# Accuair e-level help



## 18tguy (May 22, 2005)

i was out of town for a couple of days and come home to a dead battery (my tender for some reason didn't work) so i take it to get fully charged, installed it, and tried to recalibrate the system but as soon as it started the touchpad shut off and the whole pad started flashing red like a wave from top to bottom. I'm new to air suspension so any help of where to start would be great!!!!!!


----------



## Buck Russell (Feb 24, 2003)

18tguy said:


> i was out of town for a couple of days and come home to a dead battery (my tender for some reason didn't work) so i take it to get fully charged, installed it, and tried to recalibrate the system but as soon as it started the touchpad shut off and the whole pad started flashing red like a wave from top to bottom.

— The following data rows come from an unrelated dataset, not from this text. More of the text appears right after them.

# ytchen0323/cloud-scale-bwamem

Hardware: AMD Instinct MI355X
Metric: pair-end 2x150bp reads aligned/sec (higher is better)
Workload: dtype int32+u16

## Files before the change

### cloud-scale-bwamem_amd/csrc/bpsw_internal.h

```cpp
#pragma once

#include <hip/hip_runtime.h>
#include <stddef.h>
#include <stdint.h>

#include <condition_variable>
#include <cstdlib>
#include <mutex>
#include <string>
#include <vector>

#include "bpsw.h"
#include "bpsw_ext_group.h"
#include "bpsw_ring.h"

struct bpsw_ctx;

#include <hip/hip_ext.h>

namespace bpsw {

struct KernelEvents {
  hipEvent_t start = nullptr, stop = nullptr;
};
#define BPSW_LAUNCH(ev, kernel, grid, block, lds, stream, ...)                                                          \
  do {                                                                                                                   \
    if ((ev).start || (ev).stop) hipExtLaunchKernelGGL(kernel, grid, block, lds, stream, (ev).start, (ev).stop, 0, __VA_ARGS__); \
    else hipLaunchKernelGGL(kernel, grid, block, lds, stream, __VA_ARGS__);                                               \
  } while (0)


struct MatRows {
  unsigned long long row[5];
};
MatRows pack_mat(const int8_t mat[25]);
// ... 320 lines not shown
  std::mutex mu;
  DeviceBuffer buf;
  long long l_pac = 0;
  DeviceBuffer ann;
  std::vector<long long> ann_off;
  std::vector<int32_t> ann_len;
  std::vector<std::string> ann_name;
};
DeviceRef& device_ref(int device);

struct StreamLease {
  int device;
  hipStream_t s;
  bool pooled;
  bool led = false;
  int slot = -1;
  double wait_ms;
  explicit StreamLease(bpsw_ctx* c, ExtGroupWaiter* w = nullptr, ExtGroupWaiter** members = nullptr, int* n_members = nullptr);
  ~StreamLease();
  StreamLease(const StreamLease&) = delete;
  StreamLease& operator=(const StreamLease&) = delete;
};
struct CopyLane {
  std::mutex mu;
  hipStream_t s = nullptr;
  hipEvent_t ev = nullptr;
};
CopyLane& copy_lane(int device);
double wall_ms();
int ext_group_max();
int ext_group_waiting(int device);
void ext_group_counts(int device, unsigned long long out[3]);
void ext_group_complete(int device, ExtGroupWaiter** members, int n_members, int status, float span_ms);
void ext_call_mark(int device);
double ext_call_age_ms(int device);
double stat_ms();
int sw_launches_in_flight(int device);
void sw_launch_in_flight(int device, int delta);
double wait_est_update(double est, double took_ms, int polls, bool napped);
bool wait_naps(double est_ms);
void wait_nap(double est_ms);
void wait_poll_pause(int polls, double waited_ms, double est_ms);
hipError_t wait_event(bpsw_ctx* c, hipEvent_t ev, int kind);
int zerocopy_mask();
bool spin_wait();
[[nodiscard]] RefHold ref_snapshot(const bpsw_ctx* c, const uint8_t** pac, long long* l_pac);

int finish_pending_ext(bpsw_ctx* c);
int finish_pending_sw(bpsw_ctx* c);
inline int finish_pending(bpsw_ctx* c) {
  const int a = finish_pending_ext(c), b = finish_pending_sw(c);
  return a != BPSW_OK ? a : b;
}

int run_sw_jobs_host(bpsw_ctx* c, const bpsw_opt_t* opt, const bpsw_sw_jobs_t* jobs, int32_t* out);
struct SwStage {
  int n;
  size_t o_qlen, o_tlen, o_qoff, o_toff, o_qrev, o_qpool, o_tpool, o_packed, total, q_pool_bytes, t_pool_bytes;
  uint8_t* base;
};
int sw_stage_begin(bpsw_ctx* c, int n, size_t q_pool_bytes, size_t t_pool_bytes, SwStage* st);
int sw_stage_run(bpsw_ctx* c, const bpsw_opt_t* opt, int xtra, const SwStage& st, int mq, int mt, bool pac_mode, const int32_t** results);

struct ChainDevJob {
  int n_reads;
  const long long* seed_beg;
// ... 40 lines not shown
  bpsw::ExtScoring ext_sc;
  int8_t ext_mat[25];
  bpsw::DeviceBuffer d_wire, d_out, d_pre, d_sw_in, d_sw_out, d_sw_scratch, d_gl_z, d_ext_lists;
  size_t staged_bytes = 0;
  bpsw::DeviceBuffer d_sift;
  bpsw::DeviceBuffer d_seed[5];
  bpsw::DeviceBuffer d_chain;
  struct PendingExt { bool active = false; const void* d_wire = nullptr; size_t wire_bytes = 0; int n_tasks = 0; void* d_out = nullptr;
                      hipStream_t s = nullptr; int qcap = 0, rcap = 0; } pend_ext;
  int ext_geom_q = 0, ext_geom_r = 0;
  struct PendingSw { bool active = false; bpsw_sw_jobs_t jobs; bpsw_opt_t opt; void* d_out = nullptr; hipStream_t s = nullptr;
                     int cap_qlen = 0, cap_tlen = 0;
                     bool verified = false;
  } pend_sw;
  int sw_geom_qlen = 0, sw_geom_tlen = 0;
  float last_tail_ms = 0.f;
  int last_tail_jobs = 0, last_tail_resubmitted = 0;
  double tail_host_ms[3] = {0., 0., 0.};
  bool have_tail_ev = false;

  bpsw::PinnedBuffer h_stage_in, h_stage_out, h_pre;
  int shortcut_mask = 63;
  std::vector<int> ext_long_tasks;
  double wait_est_ms[6] = {0., 0., 0., 0., 0., 0.};
  bool ring_abandoned = false;
  uint32_t ring_seq = 0;
  void* rescue_scratch = nullptr;
  bpsw_stats_t stats;
  float last_ext_ms = 0.f, last_sw_ms = 0.f;
  bool have_ext_ev = false, have_sw_ev = false;
  bpsw::DeviceBuffer d_chain_tab;
};

namespace bpsw {
struct ContextEntry {
  std::unique_lock<std::mutex> lock;
  int rc = BPSW_OK;
  explicit ContextEntry(bpsw_ctx* c) : lock(c->mu) {
    if (c->ring_abandoned) { rc = fail(BPSW_ERR_DEVICE, "this context gave up a ring batch (watchdog / integrity): create a new one"); return; }
    const hipError_t e = hipSetDevice(c->device);
    if (e != hipSuccess) { rc = fail(BPSW_ERR_DEVICE, std::string("hipSetDevice: ") + hipGetErrorString(e)); return; }
    rc = finish_pending(c);
  }
};
}
```

### cloud-scale-bwamem_amd/csrc/bpsw_rescue.cpp

```cpp
#include <stdlib.h>
#include <string.h>

#include <algorithm>
#include <vector>

#include "bpsw_internal.h"
#include "bpsw_klib_sort.h"
#include "bpsw_rescue_skip.h"

using namespace bpsw;

namespace {

typedef bpsw_alnreg_t Reg;

struct LtRe {
  bool operator()(const Reg& x, const Reg& y) const { return x.re < y.re; }
};
struct LtScore {
  bool operator()(const Reg& x, const Reg& y) const {
    return x.score > y.score || (x.score == y.score && (x.rb < y.rb || (x.rb == y.rb && x.qb < y.qb)));
  }
};
struct LtReRb {
  bool operator()(const Reg& x, const Reg& y) const { return x.re < y.re || (x.re == y.re && x.rb < y.rb); }
};


int sort_dedup(std::vector<Reg>& v, float mask, int mode) {
  int n = (int)v.size();
// ... 12 lines not shown
      const int64_t mr = std::min(q.re - q.rb, p.re - p.rb);
      const int64_t mq = std::min<int64_t>(q.qe - q.qb, p.qe - p.qb);
      if ((float)orr > mask * (float)mr && (float)oq > mask * (float)mq) {
        if (p.score < q.score) { p.qe = p.qb; break; }
        q.qe = q.qb;
      }
    }
  }
  int m = 0;
  for (int i = 0; i < n; ++i)
    if (a[i].qe > a[i].qb) a[m++] = a[i];
  n = m;
  if (mode == BPSW_RESCUE_C) klib_order_sort((size_t)n, a, LtScore());
  else insertion_sort(a, a + n, LtScore());
  for (int i = 1; i < n; ++i)
    if (a[i].score == a[i - 1].score && a[i].rb == a[i - 1].rb && a[i].qb == a[i - 1].qb) a[i].qe = a[i].qb;
  m = n < 1 ? 0 : 1;
  for (int i = 1; i < n; ++i)
    if (a[i].qe > a[i].qb) a[m++] = a[i];
  v.resize((size_t)m);
  return m;
}

inline int infer_dir(int64_t l_pac, int64_t b1, int64_t b2, int64_t* dist) { return rescue_infer_dir(l_pac, b1, b2, dist); }

struct Want { int64_t x; int32_t mate; };
struct Scratch {
  std::vector<int64_t> t_base;
  std::vector<int64_t> job_x;
  std::vector<size_t> job_round;
  std::vector<int32_t> results;
  std::vector<uint8_t> used;
  std::vector<Want> want, want_next;
  std::vector<int32_t> touched;
  std::vector<int64_t> mate_slot;
  std::vector<int32_t> staged_mates;
  std::vector<Reg> arena;
  std::vector<int64_t> fin_off;
  std::vector<int32_t> fin_cnt;
  std::vector<uint8_t> done;
  std::vector<Reg> anchors[2], v[2];
};

struct Group {
  const bpsw_opt_t* opt;
  const bpsw_rescue_group_t* g;
  int mode;
  bool pac_mode;
  Scratch* S;
  int failed_mask;
  int32_t pes_low[4], pes_high[4];
};

void skip_flags(const Group& G, const Reg& a, const Reg* mates, size_t n_mates, int skip[4]) {
  rescue_skip_flags(G.g->l_pac, G.pes_low, G.pes_high, G.failed_mask, G.mode == BPSW_RESCUE_SCALA, a.rb, mates ? &mates->rb : nullptr, sizeof(Reg), n_mates, skip);
}

inline int64_t win_len(const Group& G, int64_t x) {
  if (!G.pac_mode) return G.g->ref_len[x];
  int64_t b = G.g->ref_rb[x], e = G.g->ref_re[x];
  if (b < 0 && e < 0) return 0;
  if (e < b) std::swap(b, e);
  if (e > (G.g->l_pac << 1)) e = G.g->l_pac << 1;
  if (b < 0) b = 0;
  if (!(b >= G.g->l_pac || e <= G.g->l_pac)) return 0;
  return e - b > 0 ? e - b : 0;
}
inline bool window_ok(const Group& G, int64_t x) { return win_len(G, x) == G.g->ref_re[x] - G.g->ref_rb[x]; }

bool make_region(const Group& G, const int32_t aln[7], int r, int l_ms, int64_t x, Reg* out) {
  if (!(aln[0] >= G.opt->min_seed_len && aln[6] >= 0)) return false;
  const bool is_rev = (r >> 1) != (r & 1);
  const int64_t l2 = G.g->l_pac << 1, rbeg = G.g->ref_rb[x];
  Reg b;
  memset(&b, 0, sizeof b);
  if (is_rev) {
    b.qb = l_ms - (aln[2] + 1); b.qe = l_ms - aln[6];
    b.rb = l2 - (rbeg + aln[1] + 1); b.re = l2 - (rbeg + aln[5]);
  } else {
    b.qb = aln[6]; b.qe = aln[2] + 1;
    if (G.mode == BPSW_RESCUE_C) { b.rb = rbeg + aln[5]; b.re = rbeg + aln[1] + 1; }
    else { b.rb = rbeg + aln[1] + 1; b.re = rbeg + aln[1] + 1; }
  }
  b.score = aln[0]; b.csub = aln[3]; b.secondary = -1;
  b.seedcov = (int32_t)(std::min<int64_t>(b.re - b.rb, b.qe - b.qb) >> 1);
  *out = b;
  return true;
}

static const int32_t kNoHit[7] = {0, -1, -1, -1, -1, -1, -1};
inline const int32_t* result_of(Group& G, int64_t x, int l_ms) {
// ... 96 lines not shown
                                 int32_t* out_cnt, bpsw_alnreg_t* out_regs, int64_t out_cap, int64_t* out_total) {
  if (!c || !opt || !g || !out_cnt || !out_total) return fail(BPSW_ERR_ARG, "matesw_group: null argument");
  if (mode != BPSW_RESCUE_C && mode != BPSW_RESCUE_SCALA) return fail(BPSW_ERR_ARG, "matesw_group: bad mode");
  const int G_ = g->group_size;
  if (G_ < 0) return fail(BPSW_ERR_ARG, "matesw_group: negative group size");
  ContextEntry entry(c);
  if (entry.rc != BPSW_OK) return entry.rc;

  const double t_begin = stat_ms();
  double t_pack = 0., t_replay = 0.;
  if (!c->rescue_scratch) c->rescue_scratch = new Scratch();
  Scratch& S = *(Scratch*)c->rescue_scratch;
  Group GR;
  GR.opt = opt; GR.g = g; GR.mode = mode; GR.S = &S;
  GR.pac_mode = g->ref_pool == nullptr;
  const bool rescue_on = (opt->flag & 0x20) == 0;

  GR.failed_mask = 0;
  for (int r = 0; r < 4; ++r) { GR.failed_mask |= (g->pes[r].failed ? 1 : 0) << r; GR.pes_low[r] = g->pes[r].low; GR.pes_high[r] = g->pes[r].high; }
  S.t_base.clear();
  S.want.clear(); S.touched.clear();
  int64_t nreg = 0, nref = 0;
  {
    const int32_t* reg_cnt = g->reg_cnt;
    const int32_t* ref_cnt = g->ref_cnt;
    const int32_t* seq_len = g->seq_len;
    const int64_t* seq_off = g->seq_off;
    const uint64_t pool_bytes = g->seq_pool_bytes;
    const int max_matesw = opt->max_matesw, pen_unpaired = opt->pen_unpaired;
    for (int k = 0; k < G_; ++k) {
      const int e0 = 2 * k;
      const int rc[2] = {reg_cnt[e0], reg_cnt[e0 + 1]}, fc[2] = {ref_cnt[e0], ref_cnt[e0 + 1]}, sl[2] = {seq_len[e0], seq_len[e0 + 1]};
      if ((rc[0] | rc[1] | fc[0] | fc[1] | sl[0] | sl[1]) < 0) return fail(BPSW_ERR_ARG, "matesw_group: negative count");
      if ((uint64_t)(seq_off[e0] + sl[0]) > pool_bytes || (uint64_t)(seq_off[e0 + 1] + sl[1]) > pool_bytes)
        return fail(BPSW_ERR_ARG, "matesw_group: mate outside seq_pool");
      const int64_t base[2] = {nreg, nreg + rc[0]}, rowb[2] = {nref, nref + fc[0]};
      nreg += (int64_t)rc[0] + rc[1]; nref += (int64_t)fc[0] + fc[1];
      if (!rescue_on) continue;
      __builtin_prefetch(g->regs + nreg + 12);
      __builtin_prefetch(g->regs + nreg + 13);
#ifndef BPSW_PLAN_PF_ROWS
#define BPSW_PLAN_PF_ROWS 16
#endif
      if (BPSW_PLAN_PF_ROWS > 0) {
        __builtin_prefetch(g->ref_rb + 4 * (nref + BPSW_PLAN_PF_ROWS));
        __builtin_prefetch(g->ref_re + 4 * (nref + BPSW_PLAN_PF_ROWS));
        if (!GR.pac_mode) __builtin_prefetch(g->ref_len + 4 * (nref + BPSW_PLAN_PF_ROWS));
      }
      if (rc[0] == 1 && rc[1] == 1 && fc[0] >= 1 && fc[1] >= 1 && sl[0] >= 1 && sl[1] >= 1 && max_matesw >= 1 && pen_unpaired >= 0) {
        const int64_t rb0 = g->regs[base[0]].rb, rb1 = g->regs[base[1]].rb;
        int64_t d01, d10;
        const int r01 = infer_dir(g->l_pac, rb0, rb1, &d01), r10 = infer_dir(g->l_pac, rb1, rb0, &d10);
        if (mode == BPSW_RESCUE_SCALA) { d01 = (int64_t)(int32_t)d01; d10 = (int64_t)(int32_t)d10; }
        const int m0 = GR.failed_mask | ((d01 >= GR.pes_low[r01] && d01 <= GR.pes_high[r01]) ? 1 << r01 : 0);
        const int m1 = GR.failed_mask | ((d10 >= GR.pes_low[r10] && d10 <= GR.pes_high[r10]) ? 1 << r10 : 0);
        if (m0 == 15 && m1 == 15) continue;
      }
      bool touched = false;
      for (int i = 0; i < 2; ++i) {
        const int mate = e0 + (i ^ 1);
        if (sl[i ^ 1] < 1 || rc[i] == 0 || fc[i] == 0) continue;
        const Reg* init = g->regs + base[i];
        const Reg* minit = g->regs + base[i ^ 1];
        const int n_init = rc[i], n_mate = rc[i ^ 1];
        const int thr = init[0].score - pen_unpaired;
        int j = 0;
        bool emitted = false;
        for (int ai = 0; ai < n_init; ++ai) {
          const Reg& a = init[ai];
          if (!(a.score >= thr)) continue;
          if (j >= max_matesw || j >= fc[i]) break;
          if (emitted) break;
          int skip[4];
          skip_flags(GR, a, minit, (size_t)n_mate, skip);
          if (skip[0] + skip[1] + skip[2] + skip[3] != 4) {
            const int64_t xrow = rowb[i] + j;
            for (int r = 0; r < 4; ++r)
              if (!skip[r] && window_ok(GR, xrow * 4 + r)) { S.want.push_back({xrow * 4 + r, mate}); touched = true; emitted = true; }
          }
          ++j;
        }
      }
      if (touched) {
        S.touched.push_back(k);
        S.t_base.push_back(base[0]); S.t_base.push_back(base[1]); S.t_base.push_back(rowb[0]); S.t_base.push_back(rowb[1]);
      }
    }
  }
  RefHold ref_hold;
  if (GR.pac_mode && nref > 0) {
    const uint8_t* d_pac = nullptr;
    long long loaded = 0;
    ref_hold = ref_snapshot(c, &d_pac, &loaded);
    if (loaded <= 0) return fail(BPSW_ERR_ARG, "matesw_group: ref_pool is null and no reference is loaded (bpsw_ref_load)");
    if (loaded != g->l_pac) return fail(BPSW_ERR_ARG, "matesw_group: l_pac differs from the loaded reference");
  }
  S.job_x.clear(); S.job_round.clear();
  S.results.clear(); S.used.clear();
  const double t_planned = stat_ms();

  const int xtra_base = BPSW_KSW_XSUBO | BPSW_KSW_XSTART | (opt->min_seed_len * opt->a);
  const size_t nt = S.touched.size();
  S.arena.clear();
  S.fin_off.assign(2 * nt, 0); S.fin_cnt.assign(2 * nt, 0); S.done.assign(nt, 0);
  S.mate_slot.assign(2 * (size_t)G_, (int64_t)-1);
  S.staged_mates.clear();
  uint64_t rounds = 0;
  const uint64_t speculated = S.want.size();
  size_t n_done = 0;
  for (;;) {
// ... 145 lines not shown
```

I'm new to air suspension so any help of where to start would be great!!!!!!


START HERE - *page 23 to be exact*

The e-Level system is pretty notorious for high amperage draw even when in it's 'dormant' state. Additionally, if you charge the battery or jump the car, you should always remove the main fuse on your air system. It's just added insurance.

TLDR Version: Page 23 of the operation manual says you're getting a low voltage reading. Sounds like you need a new battery or you have a bad e-Level ECU.


----------



## 18tguy (May 22, 2005)

so a new battery could solve this problem?


----------



## Buck Russell (Feb 24, 2003)

18tguy said:


> so a new battery could solve this problem?


It could.

But I'm not a huge fan of throwing good money after potentially good parts. Best thing to do is check all of your connections, pull out a meter and take some readings.


----------



## 18tguy (May 22, 2005)

i will check the voltage and get back to ya. Thanks


----------



## Buck Russell (Feb 24, 2003)

18tguy said:


> i will check the voltage and get back to ya. Thanks


No problem. :thumbup::thumbup:


----------



## 18tguy (May 22, 2005)

battery is dead again, so i may have to replace it anyways :banghead:


----------



## 18tguy (May 22, 2005)

so i put a brand new battery in my car so the issue now is the front bags take forever it inflate and when i go from different ride heights it takes a while, and when it reaches the ride height the fronts continue to receive air so its constantly re-leveling the front. the individual front adjustment settings on the touchpad do not work either. sorry if this is confusing but frustrated trying to figure this out.


----------



## Buck Russell (Feb 24, 2003)

18tguy said:


> so i put a brand new battery in my car so the issue now is the front bags take forever it inflate and when i go from different ride heights it takes a while, and when it reaches the ride height the fronts continue to receive air so its constantly re-leveling the front. the individual front adjustment settings on the touchpad do not work either. sorry if this is confusing but frustrated trying to figure this out.


Did you recalibrate?


----------



## 18tguy (May 22, 2005)

yes, should i do it again? what could cause the touchpad issues?


----------



## 18tguy (May 22, 2005)

Bump


----------



## 18tguy (May 22, 2005)

Still having the same issues. it seems to only involve the front bags, could this be a valve or sensor?


----------



## Buck Russell (Feb 24, 2003)

What is the controller reflecting? Any error lights?


----------



## 18tguy (May 22, 2005)

Not showing any errors lights. When I try to manually raise each corner there is no response but I can manually lower each corner.


----------



## 18tguy (May 22, 2005)

now i have a single flashing red arrow on the keypad for , Valve #1 DOWN is not responding. whats the next step, do i replace the solenoid valve up front?


----------



## 18tguy (May 22, 2005)

Bump


----------



## Buck Russell (Feb 24, 2003)

18tguy said:


> now i have a single flashing red arrow on the keypad for , Valve #1 DOWN is not responding. whats the next step, do i replace the solenoid valve up front?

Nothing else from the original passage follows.